Berikut adalah rumus dari sistematika pembayaran pajak motor di STNK :

Advertisements
  • Rumus utama untuk menghitung pajak yaitu Total Biaya = PKB (Pajak Kendaraan Bermotor) + Denda PKB + Denda SWDKLLJ (Sumbangan Wajib Dana Kecelakaan Lalu Lintas Jalan)
  • Kemudian rumus Denda PKB/tahun = 25% x PKB
  • Adapun rumus Denda PKB/bulan = (25% x PKB) / 12
  • Berikutnya denda SWDKLLJ untuk keterlambatan 3 bulan setelah jatuh tempo adalah sebesar 25% di kali biaya SDWKLLJ
  • Untuk keterlambatan SWDKJJL selama 6 bulan maka denda 50%
  • Dan untuk waktu 9 bulan denda SDWKJJL sebesar 75%
  • Untuk keterlambatan lebih dari 9 bulan maka denda yang akan dikenakan sebesar 100% dari biaya SDWKLLJ yang telah di tentukan.

Misalnya Nia pemilik sepeda motor dengan nilai Pajak Kendaraan Bermotor (PKB) yaitu Rp 250.000,- kemudian Sumbangan Wajib Dana Kecelakaan Lalu Lintas Jalan (SWDKLJJ) sebesar Rp 40.000,-. Kemudian ia terlambat membayar pajak selama 6 bulan. Maka berapa pajak yang harus Nia bayar ?
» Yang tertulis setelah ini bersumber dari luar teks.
# AIR-DISCOVER/TOIST

Measured on AMD Instinct MI355X. Metric: train images/sec/node (640x640, bs=8/GPU) + matcher index bit-match, higher is better.
Workload: dtype bf16; 1 GPU; configs[1]: ResNet-101 + RoBERTa-base + 6+6 transformer, 100 queries, batch 8/GPU 640x640, 16-token captions, detection loss (labels+boxes+cardinality+contrastive_align, 5 aux layers), dropout 0.1, clip 0.1 + AdamW + EMA (fused HIP tail); random-init weights; every step a different batch (4 resident batches, 0..10 targets per image) through fixed-address inputs; global_batch=8, parallelism=dp1, launch=hipGraph replay, decoder=2 XCD-resident launches (toist_xdec_fwd / toist_xdec_bwd, one image per XCD)

## Files before the change

include/toist_hip.h:

```cpp
#ifndef TOIST_HIP_H
#define TOIST_HIP_H

#include <stddef.h>
#include <stdint.h>

#ifdef __cplusplus
extern "C" {
#endif

#define TOIST_OK 0
#define TOIST_EINVAL (-1)
#define TOIST_EHIP (-2)

#define TOIST_ABI_VERSION 1

#if defined(__GNUC__)
#define TOIST_API __attribute__((visibility("default")))
#else
#define TOIST_API
#endif

TOIST_API int toist_version(void);
TOIST_API int toist_last_error(char* buf, size_t cap);

TOIST_API int toist_matcher(const float* logits, const float* boxes, const float* tgt_boxes, const float* pos_map,
                  const int32_t* tgt_off, const int32_t* match_off, int L, int B, int Q, int K, int max_T,
                  float w_class, float w_bbox, float w_giou, int64_t* src_idx, int64_t* tgt_idx,
                  int32_t* status, float* cost_out, void* stream);

enum {
    TOIST_A_ROWK = 0,
    TOIST_A_KROW = 1,
    TOIST_A_CONV = 2,
    TOIST_A_CONVT = 3
};
enum {
    TOIST_B_ROWK = 0,
    TOIST_B_KROW = 1,
    TOIST_B_CONVX = 2
};
enum {
    TOIST_ACT_NONE = 0,
    TOIST_ACT_RELU = 1,
    TOIST_ACT_GELU = 2,
    TOIST_ACT_SIGMOID = 3,
    TOIST_ACT_MASK_POS = 4,
    TOIST_ACT_GELU_BWD = 5,
    TOIST_ACT_SIGMOID_BWD = 6
};

typedef struct toist_operand {
    const void* ptr;
    int64_t bs_outer;
    int64_t bs_inner;
    int32_t ld;
    int32_t kin;
    int64_t tap_stride;
    int32_t SH, SW, SC;
    int32_t PH, PW;
    int32_t R, S, stride, pad, dil;
} toist_operand;

typedef struct toist_epilogue {
    float alpha;
    const float* scale;
    const float* shift;
    const float* rscale;
    const void* res;
    int32_t ldr;
    const void* aux;
    int32_t ldaux;
    int32_t act;
    void* pre_out;
    int32_t out_f32;
    int32_t accumulate;
    int32_t cmap, cH, cW, cOH, cOW, cst;
    int32_t res_div, res_mod;
    int32_t drop_where;
    float drop_p;
    uint64_t drop_seed;
    const uint64_t* drop_seed_dev;
} toist_epilogue;

typedef struct toist_group {
    const void* a;
    const void* b;
    int64_t c_off;
    int64_t rscale_off;
    int64_t colsum_off;
    int64_t shift_off;
} toist_group;

typedef struct toist_gemm {
    int32_t M, N, K;
    int32_t a_kind, b_kind;
    toist_operand a, b;
    void* c;
    int32_t ldc;
    int64_t cs_outer, cs_inner;
    int32_t batch, batch_inner;
    int32_t split_k;
    int32_t tile;
    int32_t flags;
    toist_epilogue epi;
    float* workspace;
    float* a_colsum;
    const toist_group* group;
    const void* a2;
    int32_t a2_from;
} toist_gemm;

TOIST_API int toist_gemm_bf16(const toist_gemm* desc, void* stream);
TOIST_API int toist_group_fill(const toist_group* rows, int n, toist_group* table, void* stream);

TOIST_API int toist_layernorm_fwd(const void* x, const float* gamma, const float* beta, float eps, int rows, int D,
                        void* y, float* mean, float* rstd, const void* add, void* y2, void* stream);
TOIST_API int toist_layernorm_bwd(const void* dy, const void* x, const float* mean, const float* rstd, const float* gamma,
                        int rows, int D, void* dx, float* dgamma, float* dbeta, void* dx_drop, float drop_p,
                        uint64_t seed, const uint64_t* seed_dev, float* partials, int partial_blocks, void* stream);
TOIST_API int toist_layernorm_bwd_blocks(int rows);
TOIST_API int toist_softmax_fwd(const void* scores, const uint8_t* key_pad, int nbatch, int H, int Sq, int Sk, int ld,
                      void* p, void* p_drop, float drop_p, uint64_t seed, const uint64_t* seed_dev, void* stream);
TOIST_API int toist_softmax_bwd(const void* p, const void* dp, int rows, int Sk, int ld, void* ds, float drop_p,
                      uint64_t seed, const uint64_t* seed_dev, void* stream);
TOIST_API int toist_colsum(const void* g, int M, int N, int ld, float* out, void* stream);
TOIST_API int toist_add_bf16(const void* a, const void* b, int64_t n, int64_t b_period, void* out, void* stream);
TOIST_API int toist_dropout_bf16(const void* x, int64_t n, float p, uint64_t seed, const uint64_t* seed_dev, void* out, void* stream);

TOIST_API int toist_pack_image(const float* nchw, int N, int C, int H, int W, void* nhwc8, void* stream);
TOIST_API int toist_maxpool3x3s2(const void* in, int N, int H, int W, int C, void* out, void* stream);
TOIST_API int toist_unpack_nhwc(const void* nhwc, int N, int HW, int C, float* nchw, void* stream);
TOIST_API int toist_text_prep(const int64_t* ids, const int64_t* attention_mask, int B, int L, int64_t pad_id, int64_t* pos_ids, uint8_t* key_pad, void* stream);
TOIST_API int toist_stamp(uint64_t* slots, int idx, void* stream);

TOIST_API int toist_stem_fwd(const float* image, const void* weight, const float* shift, int N, int C, int H, int W, void* out, void* stream);

TOIST_API int toist_sine_position(const uint8_t* mask, int B, int H, int W, int num_pos_feats, float temperature, void* out_tok,
                        float* out_nchw, void* stream);
TOIST_API int toist_sine_position_seq(const uint8_t* mask, int B, int H, int W, int num_pos_feats, float temperature, void* out_tok, int rows_per_image,
                                      void* stream);

TOIST_API int toist_embed_fwd(const int64_t* ids, const int64_t* pos_ids, const float* word, const float* pos, const float* type0,
                    int n, int D, void* out, void* stream);
TOIST_API int toist_embed_bwd(const void* g, const int64_t* ids, const int64_t* pos_ids, int n, int D, int64_t pad_id, float* dword,
                    float* dpos, float* dtype0, void* stream);
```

Denda Pajak Kendaraan Bermotor (PKB) untuk keterlambatan 6 bulan = 6 x ((25% x PKB) / 12) = 1/8 x Rp. 250.000,- = Rp. 31.250,- . Jika denda Sumbangan Wajib Dana Kecelakaan Lalu Lintas Jalan (SWKLLJ) sebesar Rp.32.000,-

Maka total denda pajak yang harus di bayar Nia yaitu : Total denda pajak = Denda PKB + Denda SWKJJL = Rp.31.250,- + Rp. 32.000,- = Rp. 63.250,- Kemudian Total Pajak Kendaraan Bermotor (PKB) = PKB + SWKLLJ + Total denda PKB = Rp.250.000,- + Rp. 40.000,- + Rp. 63.250,- = Rp. 353.250,-. Jadi total denda secara keseluruhan harus dibayarkan oleh Nia sejumlah Rp. 353.250,-.

Demikianlah pembahasan secara singkat terkait dengan mengecek pajak motor di STNK dengan rumus yang telah dijelaskan di atas.

Semoga pembahasan ini dapat bermanfaat terutama bagi masyarakat yang ingin mengetahui jumlah pajak yang harus dibayarkan dengan melihat STNK.